### Excerpted records
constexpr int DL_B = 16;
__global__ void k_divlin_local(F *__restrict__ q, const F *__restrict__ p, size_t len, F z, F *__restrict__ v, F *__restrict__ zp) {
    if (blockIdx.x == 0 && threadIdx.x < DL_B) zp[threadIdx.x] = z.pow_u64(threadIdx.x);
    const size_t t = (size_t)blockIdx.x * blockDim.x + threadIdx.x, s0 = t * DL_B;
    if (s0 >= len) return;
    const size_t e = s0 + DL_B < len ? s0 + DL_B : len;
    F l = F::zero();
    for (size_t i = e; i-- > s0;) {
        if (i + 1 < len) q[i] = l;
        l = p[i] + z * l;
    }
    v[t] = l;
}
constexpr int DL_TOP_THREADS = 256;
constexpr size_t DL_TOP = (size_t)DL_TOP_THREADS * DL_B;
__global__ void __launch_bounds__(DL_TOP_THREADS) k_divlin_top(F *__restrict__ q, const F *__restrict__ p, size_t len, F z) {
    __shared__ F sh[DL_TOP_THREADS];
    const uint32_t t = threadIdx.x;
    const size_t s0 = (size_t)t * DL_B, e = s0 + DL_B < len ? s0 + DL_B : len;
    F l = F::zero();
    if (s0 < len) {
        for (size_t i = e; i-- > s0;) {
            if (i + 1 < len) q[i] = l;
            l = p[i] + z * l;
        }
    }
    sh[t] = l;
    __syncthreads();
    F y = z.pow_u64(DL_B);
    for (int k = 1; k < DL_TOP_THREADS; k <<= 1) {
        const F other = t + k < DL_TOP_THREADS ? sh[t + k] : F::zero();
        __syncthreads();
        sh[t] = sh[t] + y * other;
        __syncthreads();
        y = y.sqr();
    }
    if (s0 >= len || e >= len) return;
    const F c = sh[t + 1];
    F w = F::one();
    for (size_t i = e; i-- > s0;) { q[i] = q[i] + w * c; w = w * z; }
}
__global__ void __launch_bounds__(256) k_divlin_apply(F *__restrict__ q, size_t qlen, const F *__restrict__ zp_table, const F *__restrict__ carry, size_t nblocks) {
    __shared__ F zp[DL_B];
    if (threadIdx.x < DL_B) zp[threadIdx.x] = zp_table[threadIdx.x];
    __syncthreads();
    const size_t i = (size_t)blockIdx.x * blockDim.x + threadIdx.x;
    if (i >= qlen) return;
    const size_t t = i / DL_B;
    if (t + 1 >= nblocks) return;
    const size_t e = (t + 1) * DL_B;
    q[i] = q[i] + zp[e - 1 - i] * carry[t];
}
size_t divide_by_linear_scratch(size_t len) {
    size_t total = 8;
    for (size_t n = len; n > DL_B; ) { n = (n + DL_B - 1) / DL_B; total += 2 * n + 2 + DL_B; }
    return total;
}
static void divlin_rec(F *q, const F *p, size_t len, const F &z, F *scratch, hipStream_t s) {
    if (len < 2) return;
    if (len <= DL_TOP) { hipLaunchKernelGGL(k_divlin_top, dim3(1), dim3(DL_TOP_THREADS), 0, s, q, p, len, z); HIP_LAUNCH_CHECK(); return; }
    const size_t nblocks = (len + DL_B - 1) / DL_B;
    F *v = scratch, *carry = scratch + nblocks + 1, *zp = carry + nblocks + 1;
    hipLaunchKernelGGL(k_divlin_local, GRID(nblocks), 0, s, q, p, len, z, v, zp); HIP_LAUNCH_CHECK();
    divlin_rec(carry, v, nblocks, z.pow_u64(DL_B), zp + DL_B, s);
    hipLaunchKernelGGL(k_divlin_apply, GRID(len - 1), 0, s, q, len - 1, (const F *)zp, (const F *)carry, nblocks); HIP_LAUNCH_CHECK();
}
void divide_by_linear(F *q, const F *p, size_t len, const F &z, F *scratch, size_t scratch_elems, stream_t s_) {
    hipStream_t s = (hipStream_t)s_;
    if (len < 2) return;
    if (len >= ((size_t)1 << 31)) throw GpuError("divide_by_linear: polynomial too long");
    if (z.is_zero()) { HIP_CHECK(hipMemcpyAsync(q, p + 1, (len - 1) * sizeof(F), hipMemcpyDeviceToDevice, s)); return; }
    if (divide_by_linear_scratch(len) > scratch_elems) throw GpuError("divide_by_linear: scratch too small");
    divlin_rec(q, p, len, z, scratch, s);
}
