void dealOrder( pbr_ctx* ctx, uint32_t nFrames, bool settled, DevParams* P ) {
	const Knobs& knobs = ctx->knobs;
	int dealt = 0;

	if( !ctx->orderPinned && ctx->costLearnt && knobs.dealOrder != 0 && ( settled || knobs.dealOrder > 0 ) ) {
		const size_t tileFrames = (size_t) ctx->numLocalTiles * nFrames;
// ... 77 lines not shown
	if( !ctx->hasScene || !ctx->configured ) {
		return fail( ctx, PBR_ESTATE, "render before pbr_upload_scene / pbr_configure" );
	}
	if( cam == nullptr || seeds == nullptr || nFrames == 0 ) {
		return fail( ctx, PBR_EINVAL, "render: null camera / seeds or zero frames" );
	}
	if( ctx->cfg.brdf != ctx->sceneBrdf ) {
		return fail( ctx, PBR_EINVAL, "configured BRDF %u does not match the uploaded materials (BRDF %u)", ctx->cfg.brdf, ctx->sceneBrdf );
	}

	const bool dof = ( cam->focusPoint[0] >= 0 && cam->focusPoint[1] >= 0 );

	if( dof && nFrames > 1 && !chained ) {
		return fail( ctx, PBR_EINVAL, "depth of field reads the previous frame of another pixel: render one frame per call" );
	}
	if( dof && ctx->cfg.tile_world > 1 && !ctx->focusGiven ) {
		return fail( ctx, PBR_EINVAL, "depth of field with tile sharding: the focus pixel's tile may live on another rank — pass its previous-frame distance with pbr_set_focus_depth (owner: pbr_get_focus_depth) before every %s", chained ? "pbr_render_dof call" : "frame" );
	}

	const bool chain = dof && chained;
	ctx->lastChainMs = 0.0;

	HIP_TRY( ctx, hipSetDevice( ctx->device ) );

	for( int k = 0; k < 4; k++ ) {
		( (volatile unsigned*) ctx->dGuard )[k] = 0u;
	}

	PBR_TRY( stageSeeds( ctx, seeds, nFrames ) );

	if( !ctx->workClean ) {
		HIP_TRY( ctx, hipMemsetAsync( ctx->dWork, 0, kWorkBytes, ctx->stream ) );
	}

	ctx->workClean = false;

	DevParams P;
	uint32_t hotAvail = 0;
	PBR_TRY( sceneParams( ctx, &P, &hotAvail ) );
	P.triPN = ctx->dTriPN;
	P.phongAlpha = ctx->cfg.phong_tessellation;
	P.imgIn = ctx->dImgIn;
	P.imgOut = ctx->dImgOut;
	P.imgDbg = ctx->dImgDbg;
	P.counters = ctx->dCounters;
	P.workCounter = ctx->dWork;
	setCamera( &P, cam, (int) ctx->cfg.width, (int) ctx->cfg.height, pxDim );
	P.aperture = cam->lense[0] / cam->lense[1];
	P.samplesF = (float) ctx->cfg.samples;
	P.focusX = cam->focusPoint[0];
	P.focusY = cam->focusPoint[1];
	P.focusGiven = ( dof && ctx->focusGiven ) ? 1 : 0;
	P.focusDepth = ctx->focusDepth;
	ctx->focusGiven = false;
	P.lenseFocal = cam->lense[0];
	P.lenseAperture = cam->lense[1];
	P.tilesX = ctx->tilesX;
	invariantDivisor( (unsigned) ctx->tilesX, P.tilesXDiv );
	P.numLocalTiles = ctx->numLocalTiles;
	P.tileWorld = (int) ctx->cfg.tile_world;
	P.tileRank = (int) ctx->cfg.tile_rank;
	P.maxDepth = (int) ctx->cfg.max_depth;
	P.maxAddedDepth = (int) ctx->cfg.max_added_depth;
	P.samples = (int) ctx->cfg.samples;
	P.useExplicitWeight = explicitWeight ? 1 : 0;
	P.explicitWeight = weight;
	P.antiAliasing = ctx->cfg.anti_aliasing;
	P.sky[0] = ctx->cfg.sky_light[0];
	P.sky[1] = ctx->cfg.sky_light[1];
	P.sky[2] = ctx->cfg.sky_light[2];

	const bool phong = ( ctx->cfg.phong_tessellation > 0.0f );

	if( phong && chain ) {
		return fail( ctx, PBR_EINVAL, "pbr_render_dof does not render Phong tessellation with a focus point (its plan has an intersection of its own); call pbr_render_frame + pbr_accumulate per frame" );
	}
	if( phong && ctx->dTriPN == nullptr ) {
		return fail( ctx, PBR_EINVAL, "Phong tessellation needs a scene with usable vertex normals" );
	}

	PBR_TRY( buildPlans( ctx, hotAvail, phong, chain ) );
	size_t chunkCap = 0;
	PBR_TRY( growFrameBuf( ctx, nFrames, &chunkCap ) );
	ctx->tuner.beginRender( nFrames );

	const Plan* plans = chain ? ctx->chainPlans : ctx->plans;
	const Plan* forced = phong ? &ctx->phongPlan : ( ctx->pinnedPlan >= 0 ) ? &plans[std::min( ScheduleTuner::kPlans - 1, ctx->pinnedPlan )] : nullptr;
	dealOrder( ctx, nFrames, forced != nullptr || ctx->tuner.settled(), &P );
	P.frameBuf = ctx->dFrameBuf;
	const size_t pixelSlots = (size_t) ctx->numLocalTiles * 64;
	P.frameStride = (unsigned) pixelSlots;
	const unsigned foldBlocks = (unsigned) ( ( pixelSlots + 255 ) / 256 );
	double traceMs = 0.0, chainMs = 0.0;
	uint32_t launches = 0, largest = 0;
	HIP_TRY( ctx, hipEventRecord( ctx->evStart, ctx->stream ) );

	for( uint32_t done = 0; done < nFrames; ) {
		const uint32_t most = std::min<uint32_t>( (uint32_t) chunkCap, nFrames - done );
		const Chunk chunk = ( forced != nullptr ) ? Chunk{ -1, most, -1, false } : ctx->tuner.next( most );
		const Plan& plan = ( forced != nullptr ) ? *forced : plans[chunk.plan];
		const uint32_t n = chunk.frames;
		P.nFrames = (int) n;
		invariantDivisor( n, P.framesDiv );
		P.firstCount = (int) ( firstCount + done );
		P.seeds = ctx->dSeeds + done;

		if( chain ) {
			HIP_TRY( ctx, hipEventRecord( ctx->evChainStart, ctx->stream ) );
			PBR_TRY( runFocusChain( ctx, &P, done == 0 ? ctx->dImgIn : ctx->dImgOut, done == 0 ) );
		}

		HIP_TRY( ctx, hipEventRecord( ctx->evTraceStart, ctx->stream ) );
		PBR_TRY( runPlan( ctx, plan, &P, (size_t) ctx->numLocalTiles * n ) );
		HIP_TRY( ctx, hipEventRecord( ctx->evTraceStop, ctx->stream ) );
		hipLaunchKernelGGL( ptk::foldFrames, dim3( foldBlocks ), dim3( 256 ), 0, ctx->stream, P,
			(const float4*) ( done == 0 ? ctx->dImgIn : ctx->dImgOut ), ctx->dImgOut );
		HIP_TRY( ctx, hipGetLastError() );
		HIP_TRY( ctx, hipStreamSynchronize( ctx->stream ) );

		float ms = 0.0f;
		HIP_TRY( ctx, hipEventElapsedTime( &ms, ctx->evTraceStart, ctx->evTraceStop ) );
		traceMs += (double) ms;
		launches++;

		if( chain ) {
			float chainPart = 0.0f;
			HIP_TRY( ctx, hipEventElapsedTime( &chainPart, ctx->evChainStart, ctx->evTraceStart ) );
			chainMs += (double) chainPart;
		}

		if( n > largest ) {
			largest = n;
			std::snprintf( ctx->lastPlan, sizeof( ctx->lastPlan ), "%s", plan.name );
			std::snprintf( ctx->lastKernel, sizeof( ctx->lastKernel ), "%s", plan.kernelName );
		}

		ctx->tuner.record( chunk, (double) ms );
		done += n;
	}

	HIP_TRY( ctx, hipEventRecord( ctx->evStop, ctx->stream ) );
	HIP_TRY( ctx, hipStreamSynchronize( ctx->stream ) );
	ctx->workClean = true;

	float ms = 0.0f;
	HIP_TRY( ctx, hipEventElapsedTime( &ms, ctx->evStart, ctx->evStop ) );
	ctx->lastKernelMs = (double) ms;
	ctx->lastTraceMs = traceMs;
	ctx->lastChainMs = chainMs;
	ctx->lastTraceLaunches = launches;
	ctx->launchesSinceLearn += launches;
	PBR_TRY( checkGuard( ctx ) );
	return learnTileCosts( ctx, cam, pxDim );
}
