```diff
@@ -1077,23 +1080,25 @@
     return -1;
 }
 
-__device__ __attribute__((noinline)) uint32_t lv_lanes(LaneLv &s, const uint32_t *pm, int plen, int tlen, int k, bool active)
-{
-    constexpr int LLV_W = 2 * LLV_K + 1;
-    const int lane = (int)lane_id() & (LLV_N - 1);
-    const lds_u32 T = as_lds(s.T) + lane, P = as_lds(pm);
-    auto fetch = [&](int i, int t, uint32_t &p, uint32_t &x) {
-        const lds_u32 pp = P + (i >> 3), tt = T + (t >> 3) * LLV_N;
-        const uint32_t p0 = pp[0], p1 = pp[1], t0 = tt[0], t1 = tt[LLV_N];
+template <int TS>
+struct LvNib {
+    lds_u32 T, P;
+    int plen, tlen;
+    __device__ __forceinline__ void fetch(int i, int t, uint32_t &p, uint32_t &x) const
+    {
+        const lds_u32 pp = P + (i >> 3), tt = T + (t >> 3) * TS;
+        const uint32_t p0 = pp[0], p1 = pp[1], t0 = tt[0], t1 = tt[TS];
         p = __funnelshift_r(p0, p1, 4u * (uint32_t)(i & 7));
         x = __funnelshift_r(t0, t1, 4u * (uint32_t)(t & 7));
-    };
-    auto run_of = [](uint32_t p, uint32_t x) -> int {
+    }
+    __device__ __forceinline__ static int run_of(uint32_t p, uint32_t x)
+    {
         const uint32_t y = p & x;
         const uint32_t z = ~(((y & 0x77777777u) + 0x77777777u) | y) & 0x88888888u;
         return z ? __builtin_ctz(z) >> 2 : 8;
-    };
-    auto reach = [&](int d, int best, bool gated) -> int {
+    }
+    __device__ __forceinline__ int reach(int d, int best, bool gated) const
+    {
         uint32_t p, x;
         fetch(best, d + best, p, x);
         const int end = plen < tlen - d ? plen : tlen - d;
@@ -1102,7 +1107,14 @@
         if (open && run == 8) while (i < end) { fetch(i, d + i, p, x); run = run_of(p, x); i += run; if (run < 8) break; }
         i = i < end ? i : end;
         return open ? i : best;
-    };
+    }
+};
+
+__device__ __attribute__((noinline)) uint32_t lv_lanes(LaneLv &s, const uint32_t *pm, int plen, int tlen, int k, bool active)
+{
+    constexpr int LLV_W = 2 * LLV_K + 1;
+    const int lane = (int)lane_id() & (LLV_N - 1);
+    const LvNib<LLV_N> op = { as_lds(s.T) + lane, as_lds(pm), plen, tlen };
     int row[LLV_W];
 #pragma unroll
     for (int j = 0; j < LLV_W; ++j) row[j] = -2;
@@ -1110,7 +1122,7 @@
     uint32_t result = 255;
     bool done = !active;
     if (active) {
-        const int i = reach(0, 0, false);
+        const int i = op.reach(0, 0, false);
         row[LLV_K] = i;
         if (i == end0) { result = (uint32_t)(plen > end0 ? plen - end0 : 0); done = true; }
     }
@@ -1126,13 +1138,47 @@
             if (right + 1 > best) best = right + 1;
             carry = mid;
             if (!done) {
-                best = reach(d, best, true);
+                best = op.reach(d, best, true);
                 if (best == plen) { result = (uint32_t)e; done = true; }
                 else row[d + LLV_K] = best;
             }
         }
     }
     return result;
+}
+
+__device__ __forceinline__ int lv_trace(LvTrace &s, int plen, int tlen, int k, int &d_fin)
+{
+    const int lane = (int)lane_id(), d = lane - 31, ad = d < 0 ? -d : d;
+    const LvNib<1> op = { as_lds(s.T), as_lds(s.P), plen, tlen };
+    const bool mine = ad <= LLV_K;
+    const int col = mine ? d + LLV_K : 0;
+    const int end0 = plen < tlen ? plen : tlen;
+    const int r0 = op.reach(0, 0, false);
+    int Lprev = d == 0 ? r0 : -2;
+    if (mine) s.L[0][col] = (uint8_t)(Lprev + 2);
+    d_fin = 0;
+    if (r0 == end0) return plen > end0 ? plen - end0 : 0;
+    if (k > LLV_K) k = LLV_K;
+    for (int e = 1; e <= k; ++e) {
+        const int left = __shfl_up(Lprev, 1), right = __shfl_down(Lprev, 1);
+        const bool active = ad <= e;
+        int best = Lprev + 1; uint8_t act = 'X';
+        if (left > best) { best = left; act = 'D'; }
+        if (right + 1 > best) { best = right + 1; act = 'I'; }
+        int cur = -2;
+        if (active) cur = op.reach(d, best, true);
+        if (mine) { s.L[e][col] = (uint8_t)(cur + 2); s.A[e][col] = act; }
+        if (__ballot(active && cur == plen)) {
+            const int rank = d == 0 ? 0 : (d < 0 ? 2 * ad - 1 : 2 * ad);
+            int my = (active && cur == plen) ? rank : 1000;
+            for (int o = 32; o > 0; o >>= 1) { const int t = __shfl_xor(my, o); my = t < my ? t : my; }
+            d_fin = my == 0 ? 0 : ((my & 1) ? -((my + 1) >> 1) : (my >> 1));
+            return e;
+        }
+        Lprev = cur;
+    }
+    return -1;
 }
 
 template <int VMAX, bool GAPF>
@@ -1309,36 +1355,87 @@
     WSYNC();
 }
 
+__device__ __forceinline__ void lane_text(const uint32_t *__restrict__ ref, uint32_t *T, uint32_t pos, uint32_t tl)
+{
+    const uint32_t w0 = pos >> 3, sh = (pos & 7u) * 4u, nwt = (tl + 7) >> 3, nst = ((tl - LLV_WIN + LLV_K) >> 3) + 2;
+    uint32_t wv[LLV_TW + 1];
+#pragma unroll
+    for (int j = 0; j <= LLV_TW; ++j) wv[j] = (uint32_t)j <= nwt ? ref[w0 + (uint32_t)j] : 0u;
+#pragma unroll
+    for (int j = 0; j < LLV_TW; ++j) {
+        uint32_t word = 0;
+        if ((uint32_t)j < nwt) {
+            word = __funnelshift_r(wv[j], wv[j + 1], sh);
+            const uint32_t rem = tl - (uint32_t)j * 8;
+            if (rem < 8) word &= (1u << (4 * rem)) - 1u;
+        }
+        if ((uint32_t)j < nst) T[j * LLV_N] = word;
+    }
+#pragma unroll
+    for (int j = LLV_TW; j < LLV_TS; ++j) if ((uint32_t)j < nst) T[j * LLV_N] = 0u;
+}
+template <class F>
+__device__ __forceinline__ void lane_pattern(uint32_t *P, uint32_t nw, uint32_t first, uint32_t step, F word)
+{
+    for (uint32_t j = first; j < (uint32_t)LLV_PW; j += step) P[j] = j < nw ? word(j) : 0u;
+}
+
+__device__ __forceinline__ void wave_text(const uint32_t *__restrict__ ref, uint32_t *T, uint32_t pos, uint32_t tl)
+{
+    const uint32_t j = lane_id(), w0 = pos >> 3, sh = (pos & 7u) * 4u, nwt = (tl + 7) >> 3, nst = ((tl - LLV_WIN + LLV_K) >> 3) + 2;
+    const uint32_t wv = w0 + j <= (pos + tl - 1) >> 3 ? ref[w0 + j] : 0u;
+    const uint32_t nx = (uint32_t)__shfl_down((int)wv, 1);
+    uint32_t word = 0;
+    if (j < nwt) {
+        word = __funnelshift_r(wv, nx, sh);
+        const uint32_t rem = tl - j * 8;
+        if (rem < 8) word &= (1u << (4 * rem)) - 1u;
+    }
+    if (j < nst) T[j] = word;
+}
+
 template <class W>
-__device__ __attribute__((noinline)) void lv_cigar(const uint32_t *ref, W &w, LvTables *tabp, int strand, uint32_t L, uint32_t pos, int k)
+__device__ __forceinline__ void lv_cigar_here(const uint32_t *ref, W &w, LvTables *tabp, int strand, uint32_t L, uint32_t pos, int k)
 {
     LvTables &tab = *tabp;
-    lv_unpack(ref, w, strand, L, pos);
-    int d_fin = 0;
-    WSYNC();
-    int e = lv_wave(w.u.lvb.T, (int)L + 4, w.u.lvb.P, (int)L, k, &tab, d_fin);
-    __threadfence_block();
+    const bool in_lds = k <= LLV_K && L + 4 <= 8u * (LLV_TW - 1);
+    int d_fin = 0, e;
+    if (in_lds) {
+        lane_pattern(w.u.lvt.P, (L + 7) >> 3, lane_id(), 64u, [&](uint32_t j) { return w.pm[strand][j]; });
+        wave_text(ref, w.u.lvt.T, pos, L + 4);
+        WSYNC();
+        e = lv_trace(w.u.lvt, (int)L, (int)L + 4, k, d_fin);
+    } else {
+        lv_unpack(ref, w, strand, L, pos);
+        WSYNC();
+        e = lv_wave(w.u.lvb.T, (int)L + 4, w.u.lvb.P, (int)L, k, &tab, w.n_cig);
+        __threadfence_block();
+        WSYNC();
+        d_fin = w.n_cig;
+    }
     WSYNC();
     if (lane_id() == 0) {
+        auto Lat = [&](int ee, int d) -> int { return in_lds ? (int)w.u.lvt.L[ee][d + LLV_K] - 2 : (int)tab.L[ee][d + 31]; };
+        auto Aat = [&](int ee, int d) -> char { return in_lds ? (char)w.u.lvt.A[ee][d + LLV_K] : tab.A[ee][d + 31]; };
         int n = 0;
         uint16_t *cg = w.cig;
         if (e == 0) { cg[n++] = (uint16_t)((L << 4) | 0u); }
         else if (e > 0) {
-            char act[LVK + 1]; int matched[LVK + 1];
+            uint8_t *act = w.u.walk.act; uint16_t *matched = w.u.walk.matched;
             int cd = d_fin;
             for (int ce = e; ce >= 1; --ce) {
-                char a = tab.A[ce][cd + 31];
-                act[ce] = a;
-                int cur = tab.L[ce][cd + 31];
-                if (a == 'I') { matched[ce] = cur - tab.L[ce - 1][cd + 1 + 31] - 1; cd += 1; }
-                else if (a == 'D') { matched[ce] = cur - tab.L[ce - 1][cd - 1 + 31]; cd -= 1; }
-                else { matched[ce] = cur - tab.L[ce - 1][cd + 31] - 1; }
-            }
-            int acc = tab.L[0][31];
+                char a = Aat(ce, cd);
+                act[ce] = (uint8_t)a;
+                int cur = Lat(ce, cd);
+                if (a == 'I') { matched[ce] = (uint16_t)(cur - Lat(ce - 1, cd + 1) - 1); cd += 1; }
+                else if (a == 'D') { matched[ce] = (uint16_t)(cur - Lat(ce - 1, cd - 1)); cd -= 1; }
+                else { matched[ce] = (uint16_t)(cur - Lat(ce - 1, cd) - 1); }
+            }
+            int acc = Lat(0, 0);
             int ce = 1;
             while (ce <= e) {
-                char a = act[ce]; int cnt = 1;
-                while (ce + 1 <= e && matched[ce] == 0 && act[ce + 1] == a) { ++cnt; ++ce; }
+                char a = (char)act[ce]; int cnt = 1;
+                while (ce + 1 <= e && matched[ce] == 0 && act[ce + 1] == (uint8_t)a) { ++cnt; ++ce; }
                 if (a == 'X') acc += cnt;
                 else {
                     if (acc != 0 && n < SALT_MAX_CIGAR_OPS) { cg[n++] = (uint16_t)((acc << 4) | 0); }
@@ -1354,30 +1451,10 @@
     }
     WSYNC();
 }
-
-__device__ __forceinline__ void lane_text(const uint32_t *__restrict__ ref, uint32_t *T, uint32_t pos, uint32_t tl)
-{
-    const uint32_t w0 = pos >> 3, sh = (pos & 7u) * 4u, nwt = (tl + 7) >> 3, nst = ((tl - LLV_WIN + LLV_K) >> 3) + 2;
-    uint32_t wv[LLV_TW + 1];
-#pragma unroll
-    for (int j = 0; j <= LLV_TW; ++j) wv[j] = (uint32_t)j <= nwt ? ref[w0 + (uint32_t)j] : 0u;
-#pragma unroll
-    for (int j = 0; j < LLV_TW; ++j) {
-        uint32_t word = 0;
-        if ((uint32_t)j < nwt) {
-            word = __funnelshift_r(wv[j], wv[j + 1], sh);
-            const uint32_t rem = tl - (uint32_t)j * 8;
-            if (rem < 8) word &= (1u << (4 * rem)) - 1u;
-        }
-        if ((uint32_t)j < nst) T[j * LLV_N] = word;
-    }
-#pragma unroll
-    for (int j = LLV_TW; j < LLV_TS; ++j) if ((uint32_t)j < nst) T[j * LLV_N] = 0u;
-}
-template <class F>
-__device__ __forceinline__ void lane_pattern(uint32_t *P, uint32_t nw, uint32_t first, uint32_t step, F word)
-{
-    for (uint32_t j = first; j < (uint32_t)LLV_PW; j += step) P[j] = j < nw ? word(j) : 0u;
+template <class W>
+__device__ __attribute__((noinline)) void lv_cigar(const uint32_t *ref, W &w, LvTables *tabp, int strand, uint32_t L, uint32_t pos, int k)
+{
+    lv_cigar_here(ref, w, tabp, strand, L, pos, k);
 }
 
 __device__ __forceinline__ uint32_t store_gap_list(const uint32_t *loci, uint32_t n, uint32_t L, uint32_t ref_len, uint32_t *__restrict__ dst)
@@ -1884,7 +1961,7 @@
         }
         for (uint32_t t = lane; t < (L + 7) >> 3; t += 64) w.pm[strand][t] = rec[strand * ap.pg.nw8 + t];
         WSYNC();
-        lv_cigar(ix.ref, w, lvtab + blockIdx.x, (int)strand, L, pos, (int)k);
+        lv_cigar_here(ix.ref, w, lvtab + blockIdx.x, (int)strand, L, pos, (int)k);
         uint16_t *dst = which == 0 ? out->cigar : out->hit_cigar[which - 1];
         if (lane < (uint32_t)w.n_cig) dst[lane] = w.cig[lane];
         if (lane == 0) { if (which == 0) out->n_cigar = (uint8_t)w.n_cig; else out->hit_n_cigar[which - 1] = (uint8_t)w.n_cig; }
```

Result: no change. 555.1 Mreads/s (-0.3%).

### Task objective
Go through the entries and report every line with the string "constexpr".

### Response below
constexpr int DL_B = 16;
constexpr int DL_TOP_THREADS = 256;
constexpr size_t DL_TOP = (size_t)DL_TOP_THREADS * DL_B;
-    constexpr int LLV_W = 2 * LLV_K + 1;
+    constexpr int LLV_W = 2 * LLV_K + 1;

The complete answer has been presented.